唇で軽く挟んで、少し舌を伸ばして、甘噛をする。
ピクッと震えた獅子谷は顔を上げて吐息を漏らした。
その顔がかわい過ぎて一気に口を塞ぐ。
舌を伸ばすとそこは薄く開かれていて、縁をなぞるとそこからも躊躇いがちに舌が出てきた。
軽く触れ合うだけで離れると、獅子谷は上気した顔でこっちを見上げる。
「何、そのエロい顔?」
「わか、ない。……ただ……嬉しい」
ふわりと笑う姿を見てギュッと抱き締めた。
「ヤーベぇ。
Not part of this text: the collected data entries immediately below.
template <int M, int TS, int P, int NSYM, int NDFT, int FMT, int WPB, int WPS, bool FFT_FMA = false, bool MASK = false, int BAND = 0>
__global__ __launch_bounds__(kWave * WPB, WPS) void fsk_demod_wave_kernel(DemodArgs a_kernarg, int nstreams)
{
    constexpr bool INPLACE = TS == 10;
    static_assert(offsetof(DemodArgs, d) == 0, "the argument block is the first kernel argument");
    auto ap = [&]() {
        if constexpr (INPLACE) return (const __attribute__((address_space(4))) DemodArgs *)__builtin_amdgcn_kernarg_segment_ptr();
        else return (const DemodArgs *)&a_kernarg;
    }();
#define PIRIP_ARGS_REREAD() do { if constexpr (INPLACE) asm volatile("" : "+s"(ap)); } while (0)
#define a (*ap)
#define d (ap->d)
    static_assert(BAND == 0 || ((BAND == 2 || BAND == 4) && NDFT == 256 && !MASK), "band-only estimator: Ndft = 256, peak method, 32 or 64 bins");
    auto cmul = [](v2f x, v2f t) { return FFT_FMA ? rot_step(x, t) : cmul_x(x, t); };
    using C = WaveCfg<M, TS, P, NSYM, NDFT, FMT>;
    constexpr int N = C::N, NMEM = C::NMEM, HIST = C::HIST, STEP = C::STEP, Q = C::Q, BPS = C::BPS;
    constexpr int GUARD_B = C::GUARD_B;

    __shared__ __attribute__((aligned(16))) unsigned char s_raw[WPB][C::RAW_B];
    __shared__ __attribute__((aligned(16))) unsigned char s_xp[WPB][C::XP_B];
    constexpr int TAB_F = NDFT == 256 ? 12 * 16 * 4 : NDFT == 512 ? 8 * 16 * 2 + 12 * 32 * 2 : 8 * 16 * 2;
    __shared__ __attribute__((aligned(16))) float s_tab[TAB_F];
    __shared__ __attribute__((aligned(16))) float2 s_tph[P];
    __shared__ __attribute__((aligned(16))) float2 s_tgain[NSYM + 2];
    __shared__ float s_misc[WPB][3];
    extern __shared__ __attribute__((aligned(16))) float s_lnI0[];

    const int lane0 = threadIdx.x & (kWave - 1);
    const int wv = __builtin_amdgcn_readfirstlane(threadIdx.x >> 6);
    const int sid = blockIdx.x * WPB + wv;

    if (NDFT == 256) {
        for (int i = threadIdx.x; i < 12 * 16; i += kWave * WPB)
            ((float4 *)s_tab)[i] = ((const float4 *)a.t.fast_tab)[(i & 15) * 12 + (i >> 4)];
    } else {
        for (int i = threadIdx.x; i < TAB_F / 4; i += kWave * WPB) ((float4 *)s_tab)[i] = ((const float4 *)(a.t.fast_tab + NDFT))[i];
    }
    if constexpr (P <= 10) if (a.io.soft.llr) {
        if (a.io.soft.llr_map == kLlrRician) { for (int i = threadIdx.x; i < 258; i += kWave * WPB) s_lnI0[i] = a.io.soft.lnI0[i]; }
        else if (threadIdx.x < 20) {
            const int sg = threadIdx.x >> 2, cc = threadIdx.x & 3;
            const float c2 = sg == 0 ? 0.226f : sg == 1 ? 0.1245f : sg == 2 ? 0.0288f : sg == 3 ? 0.002f : 0.0f;
            const float c1 = sg == 0 ? 0.0125f : sg == 1 ? 0.2177f : sg == 2 ? 0.6314f : sg == 3 ? 0.9048f : 0.9867f;
            const float c0 = sg == 0 ? -0.0012f : sg == 1 ? -0.108f : sg == 2 ? -0.5645f : sg == 3 ? -1.2997f : -2.2053f;
            s_lnI0[threadIdx.x] = cc == 0 ? c2 : cc == 1 ? c1 : cc == 2 ? c0 : 0.0f;
        }
// ... 550 lines not shown
            }
#pragma unroll
            for (int x = 1; x < M; x++)
#pragma unroll
                for (int y = x; y > 0; y--)
                    if (freqi[y] < freqi[y - 1]) { const int t = freqi[y]; freqi[y] = freqi[y - 1]; freqi[y - 1] = t; }
        }
        constexpr int LOG2N = NDFT == 128 ? 7 : NDFT == 256 ? 8 : 9;
        uint32_t dthv[M];
        int tix[M];
#pragma unroll
        for (int m = 0; m < M; m++) {
            if constexpr (MASK) { dthv[m] = a.t.mask_dtheta[bb * M + m]; tix[m] = bb * M + m; }
            else { dthv[m] = (uint32_t)freqi[m] << (32 - LOG2N); tix[m] = freqi[m] + NDFT / 2; }
        }

        auto phasor = [&](uint32_t th) {
            const float2 w = a.t.tw[th >> (32 - LOG2N)];
            float pc = w.x, ps = -w.y;
            if constexpr (MASK) {
                const float bl = (float)(th & ((1u << (32 - LOG2N)) - 1u)) * 1.4629180792671596e-9f;
                const float b2 = bl * bl;
                const float cb = 1.0f - b2 * (0.5f - b2 * (1.0f / 24.0f));
                const float sb = bl * (1.0f - b2 * ((1.0f / 6.0f) - b2 * (1.0f / 120.0f)));
                const float c2 = pc * cb - ps * sb, s2 = ps * cb + pc * sb;
                pc = c2; ps = s2;
            }
            return make_float2(pc, ps);
        };
        __builtin_amdgcn_sched_barrier(0);
        PIRIP_T_MARK(2);
        v2f fi[M][P];
        v2f tot[M];
        {
            PIRIP_PHASE_LANE(lane);
            const int lb = lane < C::NLANES ? lane : C::NLANES - 1;
            const int boff = GUARD_B + (TS * lb - nold) * BPS;
            const int al = (GUARD_B - nold * BPS) & 15;
            v2f ph[M], dph[M], acc[M];
            v2f sw_ph[M], sw_dph[M];
            const int n0 = TS * lb - nold + 1;
            const int nold_blk = nold - TS * lb;
            const bool oldl = nold_blk > 0;
#pragma unroll
            for (int m = 0; m < M; m++) {
                const float2 stn = a.t.osc_step[tix[m]], stp = a.t.osc_step[tixp[m]];
                const float dn = a.t.osc_drift[tix[m]].x, dp = a.t.osc_drift[tixp[m]].x;
                const uint32_t th = (uint32_t)n0 * (oldl ? dthp[m] : dthv[m]);
                const float g = 1.0f + (oldl ? dp * (float)(ninp + n0) : dn * (float)n0);
                const float2 pcs = phasor(th);
                ph[m] = v2f{pcs.x * g, pcs.y * g};
                dph[m] = oldl ? v2f{stp.x, stp.y} : v2f{stn.x, stn.y};
                const float2 p1 = phasor(dthv[m]);
                const float g1 = 1.0f + dn;
                sw_ph[m] = v2f{p1.x * g1, p1.y * g1};
                sw_dph[m] = v2f{stn.x, stn.y};
                acc[m] = v2f{0.f, 0.f};
            }
            const int zero_blk = ninp ? 0 : nold_blk;
#pragma unroll
            for (int c = 0; c < TS / C::CHS; c++) {
                uint32_t rw[C::CH_DW];
                if (C::DIRECT && lb >= 3) {
#pragma unroll
                    for (int i = 0; i < C::CH_DW / 4; i++) {
                        const auto v = __builtin_amdgcn_raw_buffer_load_b128(rsrc, (TS * lb - nold) * BPS + c * C::CHS * BPS + 16 * i, (int)goff_frame, 0);
                        const uint4 u = __builtin_bit_cast(uint4, v);
// ... 49 lines not shown
                    if ((kk & 3) == 3) __builtin_amdgcn_sched_barrier(0);
                }
            }
#pragma unroll
            for (int m = 0; m < M; m++) tot[m] = acc[m];
        }
        PIRIP_PHASE_LANE(lane);
        if constexpr (C::DIRECT) {
            asm volatile("s_waitcnt lgkmcnt(0)" ::: "memory");
            wave_lds_sync();
            const uint32_t toff = (uint32_t)__builtin_amdgcn_readfirstlane((int)(uint32_t)((pos + nin - HIST) * BPS));
#pragma unroll
            for (int i = 0; i < (C::TAIL_DW + kWave - 1) / kWave; i++)
                if (lane + i * kWave < C::TAIL_DW)
                    __builtin_amdgcn_raw_ptr_buffer_load_lds(rsrc, (lds_ptr)(raw + GUARD_B - HIST * BPS + i * 256), 4, lane * 4, toff + i * 256, 0, 0);
        } else {
            const uint32_t *tsrc = (const uint32_t *)(raw + GUARD_B + (nin - HIST) * BPS);
            uint32_t *tdst = (uint32_t *)(raw + GUARD_B - HIST * BPS);
            uint32_t tv[(C::TAIL_DW + kWave - 1) / kWave];
#pragma unroll
            for (int i = 0; i < (C::TAIL_DW + kWave - 1) / kWave; i++) tv[i] = tsrc[lane + i * kWave < C::TAIL_DW ? lane + i * kWave : 0];
#pragma unroll
            for (int i = 0; i < (C::TAIL_DW + kWave - 1) / kWave; i++) if (lane + i * kWave < C::TAIL_DW) tdst[lane + i * kWave] = tv[i];
        }
        asm volatile("s_waitcnt lgkmcnt(0)" ::: "memory");
        wave_lds_sync();
        PIRIP_T_MARK(3);
        dma_frame(pos + nin);
        ninp = nin;
#pragma unroll
        for (int m = 0; m < M; m++) { dthp[m] = dthv[m]; tixp[m] = tix[m]; }

        float tcr = 0.f, tci = 0.f;
        {
            v2f prpi{0.f, 0.f};
            v2f ft{0.f, 0.f};
#pragma unroll
            for (int q = 0; q < P; q++) {
#pragma unroll
                for (int m = 0; m < M; m++) {
                    const v2f own = fi[m][q];
                    v2f w0;
                    w0.x = add_lane_up(own.x, tot[m].x - own.x);
                    w0.y = add_lane_up(own.y, tot[m].y - own.y);
                    fi[m][q] = w0;
                    if (m == 0) asm("v_mul_f32 %0, %1, %1\n\tv_fma_f32 %0, %2, %2, %0" : "=&v"(ft.x) : "v"(w0.y), "v"(w0.x));
                    else { float t2; asm("v_mul_f32 %0, %2, %2\n\tv_fma_f32 %0, %3, %3, %0\n\tv_add_f32 %1, %1, %0" : "=&v"(t2), "+v"(ft.x) : "v"(w0.y), "v"(w0.x)); }
                }
                const v2f tp = *(const v2f *)&s_tph[q];
                asm("v_pk_fma_f32 %0, %1, %2, %0 op_sel_hi:[0,1,1]" : "+v"(prpi) : "v"(ft), "v"(tp));
                asm volatile("" : "+v"(prpi), "+v"(fi[0][q]), "+v"(fi[M - 1][q]));
            }
            const float pr = prpi.x, pi = prpi.y;
            if (lane <= NSYM) {
                const float2 tgain = s_tgain[lane];
                tcr = pr * tgain.x - pi * tgain.y;
                tci = pr * tgain.y + pi * tgain.x;
            }
            tcr = wave_sum(tcr); tci = wave_sum(tci);
        }

        PIRIP_T_MARK(4);
        PIRIP_ARGS_REREAD();
        const int frame_bytes = d.pack_bits ? (d.Nbits + 7) / 8 : d.Nbits;
        const size_t orow = (size_t)(frame + out0);
        uint8_t *bits_o = a.io.bits ? a.io.bits + (size_t)sid * a.io.bits_stride + orow * frame_bytes : nullptr;
        float *filt_o = a.io.filt ? a.io.filt + (size_t)sid * a.io.filt_stride + orow * M * NSYM : nullptr;
        float *stats_o = a.io.stats ? a.io.stats + (size_t)sid * a.io.stats_stride + orow * PIRIP_STATS_PER_FRAME : nullptr;
        float f_est[kMaxTones] = {0.f, 0.f, 0.f, 0.f};
#pragma unroll
        for (int m = 0; m < M; m++) {
            if constexpr (MASK) f_est[m] = (float)((bb - NDFT / 2) * d.Fs / NDFT) + (float)(m * d.tone_spacing);
            else f_est[m] = (float)freqi[m] * d.bin_hz;
        }

        const bool bad = isnan(tcr) || isnan(tci);
        int nin_next = nin;
        if (!bad) {
            const float norm_rx_timing = FMT == PIRIP_IN_CF32 ? atan2f(tci, tcr) * 0.15915494309189535f : atan2_turns(tci, tcr);
            const float rx_timing = norm_rx_timing * (float)P;
            const float d_norm = norm_rx_timing - sc_norm_rx_timing;
            sc_norm_rx_timing = norm_rx_timing;
            if (fabsf(d_norm) < 0.2f) {
                const float appm = (1e6f * d_norm) / (float)NSYM;
                sc_ppm = (0.9f * sc_ppm) + (0.1f * appm);
            }
            nin_next = N;
            if (!d.burst_mode) {
                if (norm_rx_timing > 0.25f) nin_next = N + Q;
                else if (norm_rx_timing < -0.25f) nin_next = N - Q;
            }

            const int low_sample = __builtin_amdgcn_readfirstlane((int)floorf(rx_timing));
            const float fract = rx_timing - (float)low_sample;
            const int high_sample = __builtin_amdgcn_readfirstlane((int)ceilf(rx_timing));
            v2f lo[M], hi[M];
            {
                const int ql = low_sample >= 0 ? low_sample : P + low_sample;
                const int qh = high_sample >= 0 ? high_sample : P + high_sample;
#define PIRIP_SEL_CASE(q) case q: if (q < P) { asm volatile(""); for (int m_ = 0; m_ < M; m_++) DST[m_] = fi[m_][q < P ? q : 0]; } break;
#define PIRIP_SELECT(idx) do { switch (idx) { \
    PIRIP_SEL_CASE(0) PIRIP_SEL_CASE(1) PIRIP_SEL_CASE(2) PIRIP_SEL_CASE(3) PIRIP_SEL_CASE(4) PIRIP_SEL_CASE(5) \
    PIRIP_SEL_CASE(6) PIRIP_SEL_CASE(7) PIRIP_SEL_CASE(8) PIRIP_SEL_CASE(9) PIRIP_SEL_CASE(10) PIRIP_SEL_CASE(11) \
    PIRIP_SEL_CASE(12) PIRIP_SEL_CASE(13) PIRIP_SEL_CASE(14) PIRIP_SEL_CASE(15) PIRIP_SEL_CASE(16) PIRIP_SEL_CASE(17) \
    PIRIP_SEL_CASE(18) PIRIP_SEL_CASE(19) PIRIP_SEL_CASE(20) PIRIP_SEL_CASE(21) PIRIP_SEL_CASE(22) PIRIP_SEL_CASE(23) \
    default: break; } } while (0)
                static_assert(P <= 24, "selection switch covers 24 window starts");
#pragma unroll
                for (int m = 0; m < M; m++) { lo[m] = fi[m][0]; hi[m] = fi[m][0]; }
#define DST lo
                PIRIP_SELECT(ql);
#undef DST
#define DST hi
                PIRIP_SELECT(qh);
#undef DST
#undef PIRIP_SELECT
#undef PIRIP_SEL_CASE
#pragma unroll
                for (int m = 0; m < M; m++) {
                    if (low_sample >= 0) { lo[m].x = lane_up(lo[m].x); lo[m].y = lane_up(lo[m].y); }
                    if (high_sample >= 0) { hi[m].x = lane_up(hi[m].x); hi[m].y = lane_up(hi[m].y); }
                }
            }
            float tmax[M];
            float sum = 0.f;
#pragma unroll
            for (int m = 0; m < M; m++) {
                v2f t;
                t.x = (1 - fract) * lo[m].x; t.y = (1 - fract) * lo[m].y;
                t.x = t.x + fract * hi[m].x; t.y = t.y + fract * hi[m].y;
// ... 132 lines not shown
        frame++;
        wave_lds_sync();
    }

    if constexpr (SOFT_OK) if (words_o && soft_cb > 0 && lane0 == 0) words_o[soft_w] = soft_carry;
    asm volatile("s_waitcnt vmcnt(0)" ::: "memory");
#ifdef PIRIP_WAVE_TIMING
    if (a.io.stats && lane0 == 0 && sid == nstreams / 2)
        for (int i = 0; i < 8; i++) a.io.stats[(size_t)sid * a.io.stats_stride + i] = (float)t_acc_[i];
#endif
#pragma unroll
    for (int b = 0; b < NB; b++) if (!BAND || lane0 < 16) a.s.Sf[(size_t)sid * NDFT + own_sfi(lane0, b)] = Sf[b];
    wave_lds_sync();
    for (int i = lane0; i < GUARD_B / 4; i += kWave) st32[i] = ((const uint32_t *)raw)[i];
    const int lane = lane0;
    if (lane == 0) {
#pragma unroll
        for (int m = 0; m < M; m++) { st32[C::TRAILER_DW + m] = dthp[m]; st32[C::TRAILER_DW + M + m] = (uint32_t)tixp[m]; }
        st32[C::TRAILER_DW + 2 * M] = (uint32_t)ninp;
        StreamScalars sc = a.s.scal[sid];
        sc.nin = nin; sc.norm_rx_timing = sc_norm_rx_timing; sc.ppm = sc_ppm; sc.SNRest = sc_SNRest;
        sc.snr_est = s_misc[wv][0]; sc.EbNodB = s_misc[wv][1]; sc.v_est = s_misc[wv][2];
        if (frame > frame_first) {
            const int fq[4] = {last_freqi0, last_freqi1, last_freqi2, last_freqi3};
            for (int m = 0; m < kMaxTones; m++) {
                if (MASK) sc.f_est[m] = m < M ? (float)((fq[0] - NDFT / 2) * d.Fs / NDFT) + (float)(m * d.tone_spacing) : 0.f;
                else sc.f_est[m] = m < M ? (float)fq[m] * d.bin_hz : 0.f;
            }
        }
        a.s.scal[sid] = sc;
        if (a.io.nframes) a.io.nframes[sid] = (int32_t)frame;
        if (a.io.consumed) a.io.consumed[sid] = pos;
    }
#undef a
#undef d
#undef PIRIP_ARGS_REREAD
}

好き過ぎて……めっちゃ大事にしたい」
ドキドキし過ぎて心臓が飛び出してくる気がする。
獅子谷とはもう何度もセックスだってしているのに、そんなのよりこの腕の中にただ抱いていたいなんて。
「こんな満たされることってあるんだな?」
「何が?」
「すーげぇ幸せっ!」
獅子谷を抱き締めたままその額に口づけると、獅子谷はフッと笑う。
「こんなん……バカップルじゃねぇか?」
「ダメ?」
聞くと、獅子谷は口を閉じてムッとした。
「俺はこうやってくっついてるだけでかなり落ち着くけど?……嫌なら離そうか?」
顔を覗き込もうとすると、プイッとそっぽを向いてぽそっと零される。
「……離すな」
こんなかわいいなんて……ヤバい。